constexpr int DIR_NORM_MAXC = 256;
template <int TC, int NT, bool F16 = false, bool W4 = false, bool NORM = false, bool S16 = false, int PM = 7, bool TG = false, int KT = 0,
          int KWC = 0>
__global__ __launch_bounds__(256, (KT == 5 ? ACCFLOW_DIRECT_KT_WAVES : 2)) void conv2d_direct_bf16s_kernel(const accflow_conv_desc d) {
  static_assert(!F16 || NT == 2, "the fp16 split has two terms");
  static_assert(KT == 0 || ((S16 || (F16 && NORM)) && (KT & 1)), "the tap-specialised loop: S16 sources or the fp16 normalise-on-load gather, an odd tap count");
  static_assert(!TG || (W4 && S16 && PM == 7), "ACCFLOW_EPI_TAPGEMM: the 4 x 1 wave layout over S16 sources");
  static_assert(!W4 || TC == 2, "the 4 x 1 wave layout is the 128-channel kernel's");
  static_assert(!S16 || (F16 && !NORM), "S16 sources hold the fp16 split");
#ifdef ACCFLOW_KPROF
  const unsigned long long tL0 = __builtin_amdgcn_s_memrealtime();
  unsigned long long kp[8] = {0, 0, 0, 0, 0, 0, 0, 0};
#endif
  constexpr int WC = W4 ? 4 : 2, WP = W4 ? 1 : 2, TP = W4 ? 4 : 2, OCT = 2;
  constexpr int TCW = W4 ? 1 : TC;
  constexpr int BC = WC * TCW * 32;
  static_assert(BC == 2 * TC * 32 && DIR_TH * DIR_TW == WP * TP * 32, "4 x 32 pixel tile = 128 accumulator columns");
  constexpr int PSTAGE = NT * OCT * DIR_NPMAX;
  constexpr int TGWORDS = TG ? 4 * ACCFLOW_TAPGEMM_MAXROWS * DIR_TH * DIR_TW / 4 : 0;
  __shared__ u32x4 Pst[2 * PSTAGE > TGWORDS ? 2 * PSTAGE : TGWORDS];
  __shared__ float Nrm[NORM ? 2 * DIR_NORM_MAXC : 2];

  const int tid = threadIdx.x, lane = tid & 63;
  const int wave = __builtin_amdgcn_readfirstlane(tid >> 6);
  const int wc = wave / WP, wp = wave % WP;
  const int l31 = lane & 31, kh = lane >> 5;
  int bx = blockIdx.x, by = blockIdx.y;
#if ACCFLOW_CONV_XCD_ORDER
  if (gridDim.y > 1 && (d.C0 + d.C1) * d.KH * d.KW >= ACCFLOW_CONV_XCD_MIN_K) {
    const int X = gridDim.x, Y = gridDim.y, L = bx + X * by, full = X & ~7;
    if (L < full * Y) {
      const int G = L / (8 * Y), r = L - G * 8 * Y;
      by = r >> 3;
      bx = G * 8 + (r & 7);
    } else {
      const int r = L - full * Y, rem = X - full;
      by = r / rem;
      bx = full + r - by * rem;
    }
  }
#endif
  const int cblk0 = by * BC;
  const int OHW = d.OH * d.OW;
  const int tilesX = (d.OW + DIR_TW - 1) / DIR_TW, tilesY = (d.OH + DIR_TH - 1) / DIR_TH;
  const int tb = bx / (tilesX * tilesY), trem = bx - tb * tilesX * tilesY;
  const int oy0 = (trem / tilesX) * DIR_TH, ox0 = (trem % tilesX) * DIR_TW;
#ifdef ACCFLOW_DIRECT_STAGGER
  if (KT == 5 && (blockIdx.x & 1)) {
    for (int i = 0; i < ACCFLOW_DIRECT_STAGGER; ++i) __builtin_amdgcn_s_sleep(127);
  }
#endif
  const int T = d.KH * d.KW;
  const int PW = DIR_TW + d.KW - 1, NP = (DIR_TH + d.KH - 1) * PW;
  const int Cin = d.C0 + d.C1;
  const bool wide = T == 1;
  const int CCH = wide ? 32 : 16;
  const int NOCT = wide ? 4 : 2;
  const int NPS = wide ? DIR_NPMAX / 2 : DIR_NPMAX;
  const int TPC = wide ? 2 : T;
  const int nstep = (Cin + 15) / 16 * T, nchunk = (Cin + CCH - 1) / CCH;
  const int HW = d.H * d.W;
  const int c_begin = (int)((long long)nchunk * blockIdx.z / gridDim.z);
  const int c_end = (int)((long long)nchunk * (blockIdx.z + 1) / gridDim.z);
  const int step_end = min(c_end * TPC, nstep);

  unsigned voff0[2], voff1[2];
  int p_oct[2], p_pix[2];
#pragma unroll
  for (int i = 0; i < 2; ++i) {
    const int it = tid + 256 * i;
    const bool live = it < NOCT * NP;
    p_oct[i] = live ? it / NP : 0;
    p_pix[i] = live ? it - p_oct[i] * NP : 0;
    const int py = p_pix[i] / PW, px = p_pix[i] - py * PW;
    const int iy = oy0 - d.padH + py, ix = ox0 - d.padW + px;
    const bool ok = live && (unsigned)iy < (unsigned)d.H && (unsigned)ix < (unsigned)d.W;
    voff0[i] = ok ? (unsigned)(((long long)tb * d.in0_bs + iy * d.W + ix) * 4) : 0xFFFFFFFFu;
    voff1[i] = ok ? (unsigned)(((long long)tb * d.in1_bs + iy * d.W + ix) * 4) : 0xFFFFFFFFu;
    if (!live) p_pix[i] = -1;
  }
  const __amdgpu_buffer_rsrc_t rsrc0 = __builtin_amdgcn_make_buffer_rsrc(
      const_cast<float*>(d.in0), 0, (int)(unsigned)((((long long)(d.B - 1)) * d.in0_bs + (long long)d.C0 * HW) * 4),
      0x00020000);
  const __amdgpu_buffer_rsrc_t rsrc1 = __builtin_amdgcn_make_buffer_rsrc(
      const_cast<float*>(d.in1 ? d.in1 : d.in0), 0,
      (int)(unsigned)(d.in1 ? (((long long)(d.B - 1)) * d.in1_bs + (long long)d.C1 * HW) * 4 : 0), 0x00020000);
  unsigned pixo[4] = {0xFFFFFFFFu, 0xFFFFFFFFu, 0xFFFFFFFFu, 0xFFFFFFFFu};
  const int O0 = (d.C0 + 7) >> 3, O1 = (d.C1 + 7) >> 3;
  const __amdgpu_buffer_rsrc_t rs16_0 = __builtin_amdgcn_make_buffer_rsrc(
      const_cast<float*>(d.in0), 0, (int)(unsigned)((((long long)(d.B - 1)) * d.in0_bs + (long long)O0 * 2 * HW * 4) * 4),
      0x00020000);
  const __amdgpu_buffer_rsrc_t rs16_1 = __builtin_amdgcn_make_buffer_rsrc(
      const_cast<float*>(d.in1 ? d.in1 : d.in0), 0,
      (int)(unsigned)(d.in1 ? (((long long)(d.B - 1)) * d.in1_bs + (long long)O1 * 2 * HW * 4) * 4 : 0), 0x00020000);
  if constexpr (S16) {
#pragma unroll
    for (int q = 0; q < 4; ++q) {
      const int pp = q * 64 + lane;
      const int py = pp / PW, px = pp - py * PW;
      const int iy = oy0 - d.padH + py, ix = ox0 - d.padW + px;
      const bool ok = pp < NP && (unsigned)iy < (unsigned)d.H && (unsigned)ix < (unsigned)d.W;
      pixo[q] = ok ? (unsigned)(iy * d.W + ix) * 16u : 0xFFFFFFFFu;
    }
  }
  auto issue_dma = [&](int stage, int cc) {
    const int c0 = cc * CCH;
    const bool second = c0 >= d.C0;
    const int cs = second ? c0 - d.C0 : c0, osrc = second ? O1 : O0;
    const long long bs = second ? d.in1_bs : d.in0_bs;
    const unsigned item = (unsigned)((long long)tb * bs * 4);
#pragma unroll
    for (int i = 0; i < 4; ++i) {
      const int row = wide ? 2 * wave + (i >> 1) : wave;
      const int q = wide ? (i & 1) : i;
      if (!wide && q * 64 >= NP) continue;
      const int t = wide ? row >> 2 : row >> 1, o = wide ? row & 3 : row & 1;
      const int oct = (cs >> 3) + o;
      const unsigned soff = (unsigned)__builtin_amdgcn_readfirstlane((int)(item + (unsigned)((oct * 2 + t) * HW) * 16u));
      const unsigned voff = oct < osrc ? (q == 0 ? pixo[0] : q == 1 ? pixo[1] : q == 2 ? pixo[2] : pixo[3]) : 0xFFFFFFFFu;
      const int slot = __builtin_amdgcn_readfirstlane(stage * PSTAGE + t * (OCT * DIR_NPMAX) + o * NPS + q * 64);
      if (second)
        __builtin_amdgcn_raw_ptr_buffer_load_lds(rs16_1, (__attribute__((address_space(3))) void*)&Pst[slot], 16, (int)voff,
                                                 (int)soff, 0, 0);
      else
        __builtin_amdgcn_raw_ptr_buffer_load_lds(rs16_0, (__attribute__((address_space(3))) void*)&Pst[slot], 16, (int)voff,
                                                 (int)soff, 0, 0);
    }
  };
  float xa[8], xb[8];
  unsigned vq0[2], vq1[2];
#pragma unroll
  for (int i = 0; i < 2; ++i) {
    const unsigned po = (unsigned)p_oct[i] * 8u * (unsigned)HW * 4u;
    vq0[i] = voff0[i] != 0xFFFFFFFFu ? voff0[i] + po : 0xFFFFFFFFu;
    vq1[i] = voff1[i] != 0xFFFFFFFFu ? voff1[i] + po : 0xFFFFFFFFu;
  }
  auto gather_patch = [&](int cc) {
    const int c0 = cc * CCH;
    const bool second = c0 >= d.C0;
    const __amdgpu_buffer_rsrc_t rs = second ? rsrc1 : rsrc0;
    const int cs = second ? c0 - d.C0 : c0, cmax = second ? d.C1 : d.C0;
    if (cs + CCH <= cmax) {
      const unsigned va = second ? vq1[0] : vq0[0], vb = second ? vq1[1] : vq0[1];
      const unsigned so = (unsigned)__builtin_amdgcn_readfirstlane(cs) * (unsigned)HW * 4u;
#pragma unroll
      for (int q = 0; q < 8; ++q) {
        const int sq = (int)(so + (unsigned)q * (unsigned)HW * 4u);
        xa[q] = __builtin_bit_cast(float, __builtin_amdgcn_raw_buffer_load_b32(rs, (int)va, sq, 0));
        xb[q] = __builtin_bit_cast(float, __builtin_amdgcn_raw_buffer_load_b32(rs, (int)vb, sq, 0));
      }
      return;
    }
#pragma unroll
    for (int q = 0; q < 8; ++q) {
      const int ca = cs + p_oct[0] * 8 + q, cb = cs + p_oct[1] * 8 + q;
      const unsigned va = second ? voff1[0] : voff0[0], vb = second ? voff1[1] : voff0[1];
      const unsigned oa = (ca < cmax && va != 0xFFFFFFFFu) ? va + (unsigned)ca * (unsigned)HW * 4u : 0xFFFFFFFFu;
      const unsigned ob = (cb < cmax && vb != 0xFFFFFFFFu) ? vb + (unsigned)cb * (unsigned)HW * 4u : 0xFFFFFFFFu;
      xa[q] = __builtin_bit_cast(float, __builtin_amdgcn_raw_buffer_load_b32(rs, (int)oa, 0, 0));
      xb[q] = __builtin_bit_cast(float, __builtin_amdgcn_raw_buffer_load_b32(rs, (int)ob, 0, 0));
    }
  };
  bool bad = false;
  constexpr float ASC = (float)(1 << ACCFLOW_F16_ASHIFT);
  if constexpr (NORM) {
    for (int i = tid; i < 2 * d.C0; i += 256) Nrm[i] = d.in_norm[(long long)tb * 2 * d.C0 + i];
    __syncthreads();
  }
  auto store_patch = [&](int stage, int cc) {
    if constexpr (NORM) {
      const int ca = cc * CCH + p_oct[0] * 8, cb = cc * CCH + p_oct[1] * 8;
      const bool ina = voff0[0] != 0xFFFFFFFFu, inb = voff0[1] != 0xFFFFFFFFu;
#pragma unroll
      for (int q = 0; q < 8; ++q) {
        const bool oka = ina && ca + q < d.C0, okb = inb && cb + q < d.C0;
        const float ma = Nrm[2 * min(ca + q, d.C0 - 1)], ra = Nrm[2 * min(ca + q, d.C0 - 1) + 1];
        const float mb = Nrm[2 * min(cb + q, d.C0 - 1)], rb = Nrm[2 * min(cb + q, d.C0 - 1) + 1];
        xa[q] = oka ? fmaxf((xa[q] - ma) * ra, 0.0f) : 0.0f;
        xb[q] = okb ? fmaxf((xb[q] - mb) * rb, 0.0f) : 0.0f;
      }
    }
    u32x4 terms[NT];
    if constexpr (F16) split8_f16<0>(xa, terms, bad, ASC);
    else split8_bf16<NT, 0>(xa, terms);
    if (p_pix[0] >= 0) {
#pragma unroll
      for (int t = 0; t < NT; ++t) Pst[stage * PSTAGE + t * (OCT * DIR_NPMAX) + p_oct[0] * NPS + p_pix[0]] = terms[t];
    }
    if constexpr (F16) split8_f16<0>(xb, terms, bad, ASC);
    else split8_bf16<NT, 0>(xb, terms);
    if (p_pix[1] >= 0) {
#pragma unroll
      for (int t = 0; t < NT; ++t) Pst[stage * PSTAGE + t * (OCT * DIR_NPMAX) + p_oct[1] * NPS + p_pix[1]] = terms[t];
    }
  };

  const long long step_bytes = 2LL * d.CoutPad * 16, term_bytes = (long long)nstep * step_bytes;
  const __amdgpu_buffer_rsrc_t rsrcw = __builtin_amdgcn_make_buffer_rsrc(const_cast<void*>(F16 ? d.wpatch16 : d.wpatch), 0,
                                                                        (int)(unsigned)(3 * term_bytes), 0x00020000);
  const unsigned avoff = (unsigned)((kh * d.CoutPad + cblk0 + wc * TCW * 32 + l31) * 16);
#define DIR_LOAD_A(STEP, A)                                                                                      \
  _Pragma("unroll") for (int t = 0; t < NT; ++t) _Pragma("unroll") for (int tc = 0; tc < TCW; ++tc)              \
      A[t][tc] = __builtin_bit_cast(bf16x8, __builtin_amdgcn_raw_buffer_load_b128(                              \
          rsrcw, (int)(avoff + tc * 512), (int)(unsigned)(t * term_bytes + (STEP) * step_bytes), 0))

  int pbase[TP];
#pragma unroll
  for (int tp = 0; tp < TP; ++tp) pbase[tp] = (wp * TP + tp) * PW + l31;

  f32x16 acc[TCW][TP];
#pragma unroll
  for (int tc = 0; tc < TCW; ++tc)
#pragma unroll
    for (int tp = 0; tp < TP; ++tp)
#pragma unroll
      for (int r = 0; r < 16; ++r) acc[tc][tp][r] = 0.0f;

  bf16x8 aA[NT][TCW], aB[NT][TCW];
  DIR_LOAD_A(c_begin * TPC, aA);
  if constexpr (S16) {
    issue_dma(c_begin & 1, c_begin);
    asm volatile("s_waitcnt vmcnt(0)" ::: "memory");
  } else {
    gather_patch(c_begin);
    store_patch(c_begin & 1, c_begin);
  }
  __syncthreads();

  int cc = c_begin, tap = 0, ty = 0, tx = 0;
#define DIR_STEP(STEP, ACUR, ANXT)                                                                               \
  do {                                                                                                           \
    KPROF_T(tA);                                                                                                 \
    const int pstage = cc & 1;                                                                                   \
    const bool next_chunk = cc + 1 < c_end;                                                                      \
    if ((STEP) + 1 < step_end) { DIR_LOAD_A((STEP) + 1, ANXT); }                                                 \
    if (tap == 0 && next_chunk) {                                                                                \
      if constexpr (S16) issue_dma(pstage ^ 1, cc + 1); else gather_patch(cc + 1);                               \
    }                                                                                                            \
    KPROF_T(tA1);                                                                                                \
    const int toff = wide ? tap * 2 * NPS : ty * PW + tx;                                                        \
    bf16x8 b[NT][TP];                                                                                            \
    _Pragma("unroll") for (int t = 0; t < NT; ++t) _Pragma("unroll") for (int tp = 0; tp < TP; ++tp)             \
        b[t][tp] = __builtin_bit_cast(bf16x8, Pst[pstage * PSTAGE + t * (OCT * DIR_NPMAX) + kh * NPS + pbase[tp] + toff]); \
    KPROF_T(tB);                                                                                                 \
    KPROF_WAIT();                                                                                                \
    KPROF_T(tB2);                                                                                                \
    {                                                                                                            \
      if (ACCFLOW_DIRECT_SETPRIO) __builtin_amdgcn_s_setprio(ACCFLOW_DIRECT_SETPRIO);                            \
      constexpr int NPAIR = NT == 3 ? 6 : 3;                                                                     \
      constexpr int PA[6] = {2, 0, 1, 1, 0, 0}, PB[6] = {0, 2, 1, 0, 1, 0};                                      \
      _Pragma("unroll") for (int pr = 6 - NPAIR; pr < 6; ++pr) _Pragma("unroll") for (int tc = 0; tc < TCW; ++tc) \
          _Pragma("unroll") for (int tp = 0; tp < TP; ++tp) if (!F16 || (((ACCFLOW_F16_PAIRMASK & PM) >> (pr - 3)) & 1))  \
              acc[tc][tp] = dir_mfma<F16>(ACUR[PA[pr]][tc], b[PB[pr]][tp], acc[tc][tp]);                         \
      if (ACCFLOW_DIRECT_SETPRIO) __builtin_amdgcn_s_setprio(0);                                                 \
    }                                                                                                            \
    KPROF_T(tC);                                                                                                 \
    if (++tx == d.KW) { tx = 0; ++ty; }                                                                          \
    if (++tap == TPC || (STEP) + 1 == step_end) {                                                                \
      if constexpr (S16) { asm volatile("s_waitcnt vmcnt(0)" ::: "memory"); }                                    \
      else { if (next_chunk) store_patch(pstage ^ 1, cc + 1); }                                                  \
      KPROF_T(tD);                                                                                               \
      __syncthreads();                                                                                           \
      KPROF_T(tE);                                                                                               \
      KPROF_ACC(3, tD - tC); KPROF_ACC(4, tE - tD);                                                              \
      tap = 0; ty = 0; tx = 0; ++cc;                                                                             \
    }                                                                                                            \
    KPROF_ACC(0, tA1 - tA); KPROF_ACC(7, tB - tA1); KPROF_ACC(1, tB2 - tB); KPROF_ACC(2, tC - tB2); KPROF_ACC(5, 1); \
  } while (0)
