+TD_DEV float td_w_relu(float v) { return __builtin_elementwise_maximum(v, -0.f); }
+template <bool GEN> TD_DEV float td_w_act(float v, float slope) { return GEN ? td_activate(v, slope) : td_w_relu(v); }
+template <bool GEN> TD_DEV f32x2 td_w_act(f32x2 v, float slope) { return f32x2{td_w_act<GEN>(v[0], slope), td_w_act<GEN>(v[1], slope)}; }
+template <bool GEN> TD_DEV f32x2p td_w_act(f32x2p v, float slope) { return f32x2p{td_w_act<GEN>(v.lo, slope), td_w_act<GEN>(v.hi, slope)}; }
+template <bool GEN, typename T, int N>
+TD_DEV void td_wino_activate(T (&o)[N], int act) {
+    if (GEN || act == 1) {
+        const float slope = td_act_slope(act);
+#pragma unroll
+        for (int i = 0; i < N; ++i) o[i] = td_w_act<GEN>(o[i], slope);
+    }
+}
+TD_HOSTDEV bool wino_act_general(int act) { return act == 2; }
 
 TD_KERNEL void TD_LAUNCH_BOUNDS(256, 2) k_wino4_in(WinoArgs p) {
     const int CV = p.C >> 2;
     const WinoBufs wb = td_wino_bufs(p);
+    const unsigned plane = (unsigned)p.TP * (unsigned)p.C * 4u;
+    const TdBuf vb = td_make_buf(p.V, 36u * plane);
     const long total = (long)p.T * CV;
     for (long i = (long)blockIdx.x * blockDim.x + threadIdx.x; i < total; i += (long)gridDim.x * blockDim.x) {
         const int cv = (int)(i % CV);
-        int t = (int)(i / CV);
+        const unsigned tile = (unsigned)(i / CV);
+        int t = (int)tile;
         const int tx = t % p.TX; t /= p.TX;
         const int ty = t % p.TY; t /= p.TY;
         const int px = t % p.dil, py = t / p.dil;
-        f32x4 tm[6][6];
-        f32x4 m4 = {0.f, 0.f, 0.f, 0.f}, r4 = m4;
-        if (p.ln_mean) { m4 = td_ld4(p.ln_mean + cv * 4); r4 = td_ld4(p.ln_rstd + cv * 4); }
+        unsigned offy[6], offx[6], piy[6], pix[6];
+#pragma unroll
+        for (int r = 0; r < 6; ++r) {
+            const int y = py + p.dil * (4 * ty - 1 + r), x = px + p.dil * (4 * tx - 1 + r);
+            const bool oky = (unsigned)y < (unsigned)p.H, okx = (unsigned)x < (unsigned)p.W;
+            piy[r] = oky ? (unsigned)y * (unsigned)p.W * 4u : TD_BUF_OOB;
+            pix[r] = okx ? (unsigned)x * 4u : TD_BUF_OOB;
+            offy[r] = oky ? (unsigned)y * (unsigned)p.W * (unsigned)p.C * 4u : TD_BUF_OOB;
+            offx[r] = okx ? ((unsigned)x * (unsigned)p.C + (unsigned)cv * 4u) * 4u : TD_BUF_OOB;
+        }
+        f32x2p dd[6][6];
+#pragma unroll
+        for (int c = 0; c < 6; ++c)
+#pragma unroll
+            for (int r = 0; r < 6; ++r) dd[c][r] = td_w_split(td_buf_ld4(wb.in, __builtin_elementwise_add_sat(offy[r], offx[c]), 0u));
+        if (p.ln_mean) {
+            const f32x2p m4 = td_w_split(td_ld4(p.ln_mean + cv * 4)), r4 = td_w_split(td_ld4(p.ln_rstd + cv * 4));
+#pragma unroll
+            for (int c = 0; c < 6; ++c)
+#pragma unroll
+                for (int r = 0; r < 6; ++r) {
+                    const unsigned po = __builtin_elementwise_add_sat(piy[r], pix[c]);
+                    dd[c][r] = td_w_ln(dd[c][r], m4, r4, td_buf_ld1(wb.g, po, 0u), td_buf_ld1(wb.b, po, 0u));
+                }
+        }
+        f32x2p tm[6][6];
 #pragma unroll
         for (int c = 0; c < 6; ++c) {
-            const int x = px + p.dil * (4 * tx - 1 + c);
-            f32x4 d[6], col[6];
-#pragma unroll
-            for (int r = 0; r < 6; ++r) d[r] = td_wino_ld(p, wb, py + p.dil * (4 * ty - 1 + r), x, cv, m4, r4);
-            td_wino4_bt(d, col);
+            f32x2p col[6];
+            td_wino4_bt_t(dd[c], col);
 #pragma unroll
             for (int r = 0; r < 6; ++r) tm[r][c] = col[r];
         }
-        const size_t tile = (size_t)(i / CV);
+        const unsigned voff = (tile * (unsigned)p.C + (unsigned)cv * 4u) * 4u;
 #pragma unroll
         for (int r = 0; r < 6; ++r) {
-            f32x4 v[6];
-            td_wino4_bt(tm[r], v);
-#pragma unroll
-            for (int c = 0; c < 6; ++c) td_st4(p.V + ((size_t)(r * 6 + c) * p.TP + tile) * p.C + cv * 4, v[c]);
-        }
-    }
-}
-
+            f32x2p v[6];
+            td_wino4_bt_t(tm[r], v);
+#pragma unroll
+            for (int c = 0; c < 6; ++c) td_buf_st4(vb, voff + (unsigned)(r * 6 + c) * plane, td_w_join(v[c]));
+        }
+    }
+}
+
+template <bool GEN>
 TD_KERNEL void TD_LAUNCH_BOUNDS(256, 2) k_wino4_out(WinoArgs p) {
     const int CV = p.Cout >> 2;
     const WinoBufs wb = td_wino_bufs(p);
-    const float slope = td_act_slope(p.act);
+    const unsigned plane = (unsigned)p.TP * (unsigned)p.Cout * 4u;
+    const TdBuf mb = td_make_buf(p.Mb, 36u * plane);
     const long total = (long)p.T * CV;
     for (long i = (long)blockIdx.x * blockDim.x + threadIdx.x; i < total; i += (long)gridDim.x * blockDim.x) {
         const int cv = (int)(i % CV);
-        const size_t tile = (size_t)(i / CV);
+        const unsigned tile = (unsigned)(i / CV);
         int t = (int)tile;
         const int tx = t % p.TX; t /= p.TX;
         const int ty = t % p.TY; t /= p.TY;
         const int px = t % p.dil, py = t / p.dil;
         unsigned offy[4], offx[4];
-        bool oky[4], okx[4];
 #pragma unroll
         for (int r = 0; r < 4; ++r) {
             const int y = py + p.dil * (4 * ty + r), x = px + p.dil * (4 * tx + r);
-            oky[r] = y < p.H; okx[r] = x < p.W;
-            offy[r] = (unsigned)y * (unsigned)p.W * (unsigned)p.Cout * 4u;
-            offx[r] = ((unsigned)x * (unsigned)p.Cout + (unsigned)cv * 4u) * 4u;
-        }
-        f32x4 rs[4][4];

####################

Activity
A copy of each line in the data above that holds the string "pbase" is needed.

Task result
  int pbase[TP];
  for (int tp = 0; tp < TP; ++tp) pbase[tp] = (wp * TP + tp) * PW + l31;
        b[t][tp] = __builtin_bit_cast(bf16x8, Pst[pstage * PSTAGE + t * (OCT * DIR_NPMAX) + kh * NPS + pbase[tp] + toff]); \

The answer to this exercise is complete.